Walter H. McGee was found guilty of kidnaping Mary McElroy for ransom. The verdict of the jury assessed his punishment at death. He appeals from the judgment thereon.

The members of the McElroy household consisted of Judge Henry F. McElroy, his daughter Mary, his son Henry F., Jr., and the housekeeper Heda Christensen. They resided at the family home in Kansas City, Jackson County, Missouri. On May 27, 1933, about eleven o'clock in the forenoon, the daughter and housekeeper were alone at the home, the daughter bathing in a bathroom on the second floor of the residence. The front door was open but the screen was locked. Answering the doorbell, the housekeeper was informed by the man at the door (she identified him as appellant at the trial) that he had a package for Miss McElroy. There was an automobile parked in front of the residence, with another man, later identified as Clarence Stevens, at the wheel. The housekeeper conveyed the message to Miss McElroy, who refused to accept the package. Upon being informed Miss McElroy would not accept the package, appellant took a gun from underneath his coat and, threatening to shoot through the door unless it was opened, he and Stevens, each flourishing guns, entered the house. Inquiring as to who was home and the whereabouts of Miss McElroy, the housekeeper informed them she was bathing. They told the housekeeper they were kidnapers, wanted Miss McElroy, and forced the housekeeper to accompany them upstairs. Miss McElroy, hearing the commotion and the approach of a man's footsteps, jumped out of the bathtub and succeeded in locking the bathroom door just as someone took hold of the knob. After appellant and Stevens threatened to shoot through the door and kill Miss McElroy a robe was obtained and Miss McElroy came out. She was informed she was being kidnaped for ransom, was permitted to dress (appellant and Stevens guarding the two doors of her room), and ordered to the waiting automobile, where she was compelled to lie on the floor between the front and rear seats, with a blanket over her.

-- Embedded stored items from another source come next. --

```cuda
#define WERR(wg, code) do { if (!(wg)->err) (wg)->err = (code); } while (0)
SBW_FI const DCard& WCARD(const WG* wg, int card) { const DCard* c = wg->cards; W_SHARED(c); return c[card]; }
SBW_FI int wpt_x(int pt) { return pt >= 20 ? -1 : (pt & 3); }
SBW_FI int wpt_y(int pt) { return pt == PT_BASE_REMOTE ? -1 : pt == PT_BASE_LOCAL ? 5 : (pt >> 2); }
SBW_FI bool w_valid_xy(int x, int y) { return (unsigned)x <= 3u && (unsigned)y <= 4u; }
SBW_FI int w_owner(const WG* wg, int id) { return wg->e_fl[id] & WEF_OWNER; }
SBW_FI bool w_is_struct(const WG* wg, int id) { return (wg->e_fl[id] & WEF_STRUCT) != 0; }
SBW_FI int w_st(const WG* wg, int id, int s) { return (int)((wg->e_st[id] >> (SB_ST_BITS * s)) & 63u); }
SBW_FI int w_ex(const WG* wg, int id) { return wg->e_pos[id] & 3; }
SBW_FI int w_ey(const WG* wg, int id) { return wg->e_pos[id] >> 2; }

SBW_FI void w_philox(u32 c0, u32 c1, u32 c2, u32 c3, u32 k0, u32 k1, u32& o0, u32& o1) {
#pragma unroll
  for (int r = 0; r < 10; r++) {
    u32 h0 = w_mulhi(0xD2511F53u, c0), l0 = 0xD2511F53u * c0;
    u32 h1 = w_mulhi(0xCD9E8D57u, c2), l1 = 0xCD9E8D57u * c2;
    u32 n0 = h1 ^ c1 ^ k0, n2 = h0 ^ c3 ^ k1;
    c0 = n0; c1 = l1; c2 = n2; c3 = l0;
    k0 += 0x9E3779B9u; k1 += 0xBB67AE85u;
  }
  o0 = c0; o1 = c1;
}
SBW_NI int w_rng_below(WG* wg, int n) {
  W_SHARED(wg);
  if (n <= 0) { WERR(wg, SB_ERR_EMPTY_CHOICE); return 0; }
  u32 w0, w1;
  w_philox(wg->draw, wg->turn, 0, 0, wg->seed_lo, wg->seed_hi, w0, w1);
  wg->draw++;
  return (int)w_mulhi(w0, (u32)n);
}
SBW_NI double w_rng_random(WG* wg) {
  W_SHARED(wg);
  u32 w0, w1;
  w_philox(wg->draw, wg->turn, 0, 0, wg->seed_lo, wg->seed_hi, w0, w1);
  wg->draw++;
  return d_mul(d_add(d_mul((double)(w0 >> 5), 67108864.0), (double)(w1 >> 6)), 0x1.0p-53);
}
SBW_FI u32 w_agent_pick(u32 seed_lo, u32 seed_hi, u32 step, u32 n) {
  u32 w0, w1;
  w_philox(step, 0, 0xA6E7u, 0, seed_lo, seed_hi, w0, w1);
  return w_mulhi(w0, n);
}
SBW void w_shuffle(WG* wg, i8* a, int n) {
#pragma unroll 1
  for (int i = n - 1; i > 0; i--) {
    int j = w_rng_below(wg, i + 1);
    i8 t = a[i]; a[i] = a[j]; a[j] = t;
  }
}

SBW_FI int w_opponent_of(const WG* wg, int order) { return order == 0 ? 1 - wg->local_order : wg->local_order; }
SBW_FI int w_at_xy(const WG* wg, int x, int y) { return w_valid_xy(x, y) ? wg->board[y * 4 + x] : -1; }
SBW_FI int w_at_pt(const WG* wg, int pt) { return (unsigned)pt < 20u ? wg->board[pt] : -1; }
SBW_FI void w_set_xy(WG* wg, int x, int y, int id) {
  const int t = y * 4 + x;
  const u32 b = 1u << t;
  const int prev = wg->board[t];
  if (prev >= 0 && prev != id) wg->e_fl[prev] &= (u8)~WEF_ONB;
  wg->board[t] = (i8)id;
  if (id >= 0) {
    const u8 fl = wg->e_fl[id] | WEF_ONB;
    wg->e_fl[id] = fl;
    wg->e_pos[id] = (u8)t;
    wg->occ |= b;
    wg->own1 = (fl & WEF_OWNER) ? (wg->own1 | b) : (wg->own1 & ~b);
    wg->strc = (fl & WEF_STRUCT) ? (wg->strc | b) : (wg->strc & ~b);
  } else {
    wg->occ &= ~b;
  }
}
SBW_FI void w_clear_at(WG* wg, int id) {
  const int t = wg->e_pos[id];
  const int victim = wg->board[t];
  if (victim >= 0) wg->e_fl[victim] &= (u8)~WEF_ONB;
  wg->board[t] = -1;
  wg->occ &= ~(1u << t);
}
SBW_FI int w_next_tile(u32& m, bool ascending) {
  int t = ascending ? w_ffs(m) - 1 : 31 - w_clz(m);
  m &= ~(1u << t);
  return t;
}
SBW_FI void w_calc_front_line(WG* wg, int order) {
  const bool local = order == wg->local_order;
// ... 270 lines not shown
  if (!w_is_struct(wg, id)) {
    wg->e_plen[id] = 0;
    if (WCARD(wg, wg->e_card[id]).trigger == TR_ON_DEATH) { w_push_trigger(wg, id, has_source); w_pop_trigger(wg); }
  }
  w_calc_front_line(wg, w_opponent_of(wg, wg->current_order));
}
SBW_NI int w_deal_damage(WG* wg, int id, int amount, int pending, int has_source) {
  W_SHARED(wg);
  const int s0 = wg->e_str[id];
  if (s0 - amount < 0) amount = s0;
  wg->e_dmg[id] = (i16)amount;
  const int s1 = s0 - amount;
  wg->e_str[id] = (i16)s1;
  if (!pending && s1 <= 0) w_destroy(wg, id, has_source);
  else if (!w_is_struct(wg, id) && s1 > 0 && WCARD(wg, wg->e_card[id]).trigger == TR_AFTER_SURVIVING) {
    w_push_trigger(wg, id, has_source);
    w_pop_trigger(wg);
  }
  return amount;
}
SBW_FI int w_deal_damage_pt(WG* wg, int pt, int amount, int has_source) {
  if (pt == PT_BASE_LOCAL) return w_player_damage(wg, wg->local_order, amount);
  if (pt == PT_BASE_REMOTE) return w_player_damage(wg, 1 - wg->local_order, amount);
  int id = w_at_pt(wg, pt);
  if (id < 0) { WERR(wg, SB_ERR_NONE_TARGET); return 0; }
  return w_deal_damage(wg, id, amount, 0, has_source);
}

SBW_FI u8 w_enc_xy(int x, int y) { return (u8)((y + 1) * 4 + x); }
SBW_NI void w_set_path(WG* wg, int id, int on_play, int extra_movement) {
  W_SHARED(wg);
  u64 dest = 0;
  int nd = 0;
  int px = w_ex(wg, id), py = w_ey(wg, id);
  int confused_cached = w_st(wg, id, SB_ST_CONFUSED);
  const int fl = wg->e_fl[id];
  const int owner = fl & WEF_OWNER;
  const bool is_local = owner == wg->local_order;
  int steps = on_play ? WCARD(wg, wg->e_card[id]).movement + extra_movement : 1;
  if (steps > MAXPATH) { WERR(wg, SB_ERR_OVERFLOW); steps = MAXPATH; }
  const u32 mine = owner ? wg->own1 : ~wg->own1;
#pragma unroll 1
  for (int i = 0; i < steps; i++) {
    int dx = px, dy = py + (is_local ? -1 : 1);
    if (confused_cached > 0) {
      int delta;
      if (px == 0) { w_rng_below(wg, 1); delta = 1; }
      else if (px == 3) { w_rng_below(wg, 1); delta = -1; }
      else delta = w_rng_below(wg, 2) == 0 ? -1 : 1;
      dx = px + delta; dy = py;
      confused_cached--;
    } else if (on_play && !(fl & WEF_FIXED) && dy != (is_local ? -1 : 5)) {
      const u32 occ = wg->occ;
      const bool ahead_free_or_own = !w_valid_xy(dx, dy) || !((occ >> (dy * 4 + dx)) & 1u) || ((mine >> (dy * 4 + dx)) & 1u);
      if (ahead_free_or_own) {
        const int t = py * 4 + px;
        bool left_ok = px > 0 && w_valid_xy(px - 1, py) && ((occ & ~mine) >> (t - 1) & 1u);
        bool right_ok = px < 3 && w_valid_xy(px + 1, py) && ((occ & ~mine) >> (t + 1) & 1u);
        const u8 lenc = w_enc_xy(px - 1, py), renc = w_enc_xy(px + 1, py);
#pragma unroll 1
        for (int k = 0; k < nd; k++) {
          const u8 d = (u8)(dest >> (8 * k));
          if (d == lenc) left_ok = false;
          if (d == renc) right_ok = false;
        }
        if (px <= 1) { if (right_ok) { dx = px + 1; dy = py; } else if (left_ok) { dx = px - 1; dy = py; } }
        else { if (left_ok) { dx = px - 1; dy = py; } else if (right_ok) { dx = px + 1; dy = py; } }
      }
    }
    dest |= (u64)w_enc_xy(dx, dy) << (8 * nd);
    nd++;
    px = dx; py = dy;
  }
  *reinterpret_cast<u64*>(wg->e_path[id]) = dest;
  wg->e_plen[id] = (u8)nd;
}
SBW_FI void w_set_path_step(WG* wg, int id) {
  if (w_st(wg, id, SB_ST_CONFUSED)) { w_set_path(wg, id, 0, 0); return; }
  const int t = wg->e_pos[id];
  const bool is_local = w_owner(wg, id) == wg->local_order;
  wg->e_path[id][0] = (u8)(t + 4 + (is_local ? -4 : 4));
  wg->e_plen[id] = 1;
}
SBW_NI void w_unit_move(WG* wg, int id) {
  W_SHARED(wg);
  if (wg->depth > MAXDEPTH) { WERR(wg, SB_ERR_DEPTH); return; }
  wg->depth++;
  const int trig = WCARD(wg, wg->e_card[id]).trigger;
  const u8 current_id = (u8)(wg->e_mid[id] + 1);
  wg->e_mid[id] = current_id;
  if (wg->phase == PH_TURN_START) {
    if (w_st(wg, id, SB_ST_POISONED)) w_deal_damage(wg, id, 1, 0, 0);
    else if (w_st(wg, id, SB_ST_VITALIZED)) wv_heal(wg, id, 1);
    if (w_st(wg, id, SB_ST_FROZEN)) { w_st_remove(wg, id, SB_ST_FROZEN); wg->depth--; return; }
  }
  if (wg->e_plen[id] == 0) { wg->depth--; return; }
  if (trig == TR_BEFORE_MOVING && !w_st(wg, id, SB_ST_DISABLED)) w_ability(wg, id, PT_NONE, 1);
  if (w_st(wg, id, SB_ST_FROZEN)) { wg->depth--; return; }
  const int np = wg->e_plen[id];
  const u64 path = *reinterpret_cast<const u64*>(wg->e_path[id]);
#pragma unroll 1
  for (int i = 0; i < np; i++) {
    const int enc = (int)((path >> (8 * i)) & 0xFFu);
    const int dx = enc & 3, dy = (enc >> 2) - 1;
    const int owner = w_owner(wg, id);
    if (dy < 0 || dy > 4) {
      if (trig == TR_BEFORE_ATTACKING && !w_st(wg, id, SB_ST_DISABLED)) w_ability(wg, id, -2, 1);
      const int target = dy < 0 ? 1 - wg->local_order : wg->local_order;
      w_player_damage(wg, target, wg->e_str[id]);
      if (wg->pl[target].base > 0) w_destroy(wg, id, 0);
      wg->depth--;
      return;
    }
    int tid = w_at_xy(wg, dx, dy);
    bool attacked = false;
    if (tid >= 0 && w_owner(wg, tid) == owner && dx == w_ex(wg, id)) { wg->depth--; return; }
    if (tid >= 0 && (w_st(wg, id, SB_ST_CONFUSED) || w_owner(wg, tid) != owner)) {
      if (trig == TR_BEFORE_ATTACKING && !w_st(wg, id, SB_ST_DISABLED)) w_ability(wg, id, dy * 4 + dx, 1);
      tid = w_at_xy(wg, dx, dy);
      if (tid >= 0) {
        const int tstr = wg->e_str[tid];
        const int t_pending = !w_is_struct(wg, tid) && WCARD(wg, wg->e_card[tid]).trigger == TR_ON_DEATH && !w_st(wg, tid, SB_ST_DISABLED);
        const int l_pending = trig == TR_ON_DEATH && !w_st(wg, id, SB_ST_DISABLED);
        w_deal_damage(wg, tid, wg->e_str[id], t_pending, 0);
        w_deal_damage(wg, id, tstr, l_pending, 0);
        if (wg->e_str[tid] <= 0 && t_pending) w_destroy(wg, tid, 0);
        if (wg->e_str[id] <= 0 && l_pending) w_destroy(wg, id, 0);
        attacked = true;
      }
    }
    if (current_id != wg->e_mid[id]) { wg->depth--; return; }
    if (w_at_xy(wg, dx, dy) < 0 && wg->e_str[id] > 0) {
      w_clear_at(wg, id);
      w_set_xy(wg, dx, dy, id);
      WPly& p = wg->pl[w_owner(wg, id)];
      if (p.front_line > dy) p.front_line = (i8)(dy > 1 ? dy : 1);
      if (attacked && trig == TR_AFTER_ATTACKING && !w_st(wg, id, SB_ST_DISABLED)) w_ability(wg, id, PT_NONE, 1);
      if (w_st(wg, id, SB_ST_CONFUSED)) w_st_remove(wg, id, SB_ST_CONFUSED);
    }
  }
  wg->depth--;
}
SBW_FI void w_unit_play(WG* wg, int id, int x, int y) {
  wg->e_fl[id] |= WEF_RPLAY;
  w_set_xy(wg, x, y, id);
  w_set_path(wg, id, 1, 0);
  if (WCARD(wg, wg->e_card[id]).trigger == TR_ON_PLAY) w_ability(wg, id, PT_NONE, 1);
  w_unit_move(wg, id);
  wg->e_fl[id] &= (u8)~WEF_RPLAY;
}
SBW_NI void w_struct_play(WG* wg, int id, int x, int y) {
  W_SHARED(wg);
  w_set_xy(wg, x, y, id);
  if (WCARD(wg, wg->e_card[id]).trigger == TR_ON_PLAY) w_ability(wg, id, PT_NONE, 1);
}
SBW_FI void w_gain_speed(WG* wg, int id, int amount) { w_set_path(wg, id, (wg->e_fl[id] & WEF_RPLAY) != 0, amount); }
SBW_NI void wv_command(WG* wg, int id) {
  W_SHARED(wg);
  const u8 cache = wg->e_fl[id] & WEF_FIXED;
  wg->e_fl[id] |= WEF_FIXED;
  w_set_path_step(wg, id);
  w_unit_move(wg, id);
  wg->e_fl[id] = (u8)((wg->e_fl[id] & ~WEF_FIXED) | cache);
}
SBW_NI void wv_convert(WG* wg, int id) {
  W_SHARED(wg);
  const int o = w_opponent_of(wg, w_owner(wg, id));
  wg->e_fl[id] = (u8)((wg->e_fl[id] & ~WEF_OWNER) | (o ? WEF_OWNER : 0));
  const int t = wg->e_pos[id];
  if (wg->board[t] == id) {
    const u32 b = 1u << t;
    wg->own1 = o ? (wg->own1 | b) : (wg->own1 & ~b);
  }
  w_set_path(wg, id, (wg->e_fl[id] & WEF_RPLAY) != 0, 0);
}
SBW_NI void wv_push(WG* wg, int id, int fx, int fy) {
  W_SHARED(wg);
  int dx = 0, dy = 0;
  const int ex = w_ex(wg, id), ey = w_ey(wg, id);
  if (fy < ey) dy = 1; else if (fy > ey) dy = -1; else if (fx < ex) dx = 1; else if (fx > ex) dx = -1;
  if (dx || dy) {
#pragma unroll 1
    for (;;) {
      const int nx = w_ex(wg, id) + dx, ny = w_ey(wg, id) + dy;
      if (!w_valid_xy(nx, ny)) break;
      if (wg->board[ny * 4 + nx] >= 0) return;
      w_clear_at(wg, id);
      w_set_xy(wg, nx, ny, id);
    }
  }
  WPly& p = wg->pl[w_owner(wg, id)];
  const int y = w_ey(wg, id);
  if (p.front_line > y) p.front_line = (i8)(y > 1 ? y : 1);
}
SBW_NI void wv_force_attack(WG* wg, int id, int tx, int ty) {
  W_SHARED(wg);
  const int ex = w_ex(wg, id), ey = w_ey(wg, id);
  if ((tx != ex && ty != ey) || w_at_xy(wg, tx, ty) < 0) return;
  u64 dest = 0;
  int nd = 0;
  const bool vertical = (tx == ex);
  const int fixed = vertical ? ex : ey, start = vertical ? ey : ex, end = vertical ? ty : tx;
  const int delta = end > start ? 1 : -1;
#pragma unroll 1
  for (int i = start + delta; i != end + delta; i += delta) {
    const int x = vertical ? fixed : i, y = vertical ? i : fixed;
    if (i != end && w_at_xy(wg, x, y) >= 0) return;
    dest |= (u64)w_enc_xy(x, y) << (8 * nd);
    nd++;
  }
  if (nd > 0) {
    *reinterpret_cast<u64*>(wg->e_path[id]) = dest;
    wg->e_plen[id] = (u8)nd;
    w_unit_move(wg, id);
  }
}
SBW_NI void wv_teleport(WG* wg, int id, int dx, int dy) {
  W_SHARED(wg);
  if (w_at_xy(wg, dx, dy) < 0) {
    w_clear_at(wg, id);
    w_set_xy(wg, dx, dy, id);
    WPly& p = wg->pl[w_owner(wg, id)];
    if (p.front_line > dy) p.front_line = (i8)(dy > 1 ? dy : 1);
    w_set_path(wg, id, (wg->e_fl[id] & WEF_RPLAY) != 0, 0);
  }
// ... 342 lines not shown
```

While Miss McElroy was dressing, appellant, who acted as spokesman throughout, instructed the housekeeper to inform Judge McElroy they wanted $60,000 and to keep the press and police out of it or they would demand $100,000 and would not return "Mary." He also threatened death if any attempt be made to identify them. Judge McElroy was informed of the events as soon as the automobile departed, and, proceeding home immediately, made arrangements for the necessary funds and the immediate delivery of any mail addressed to him.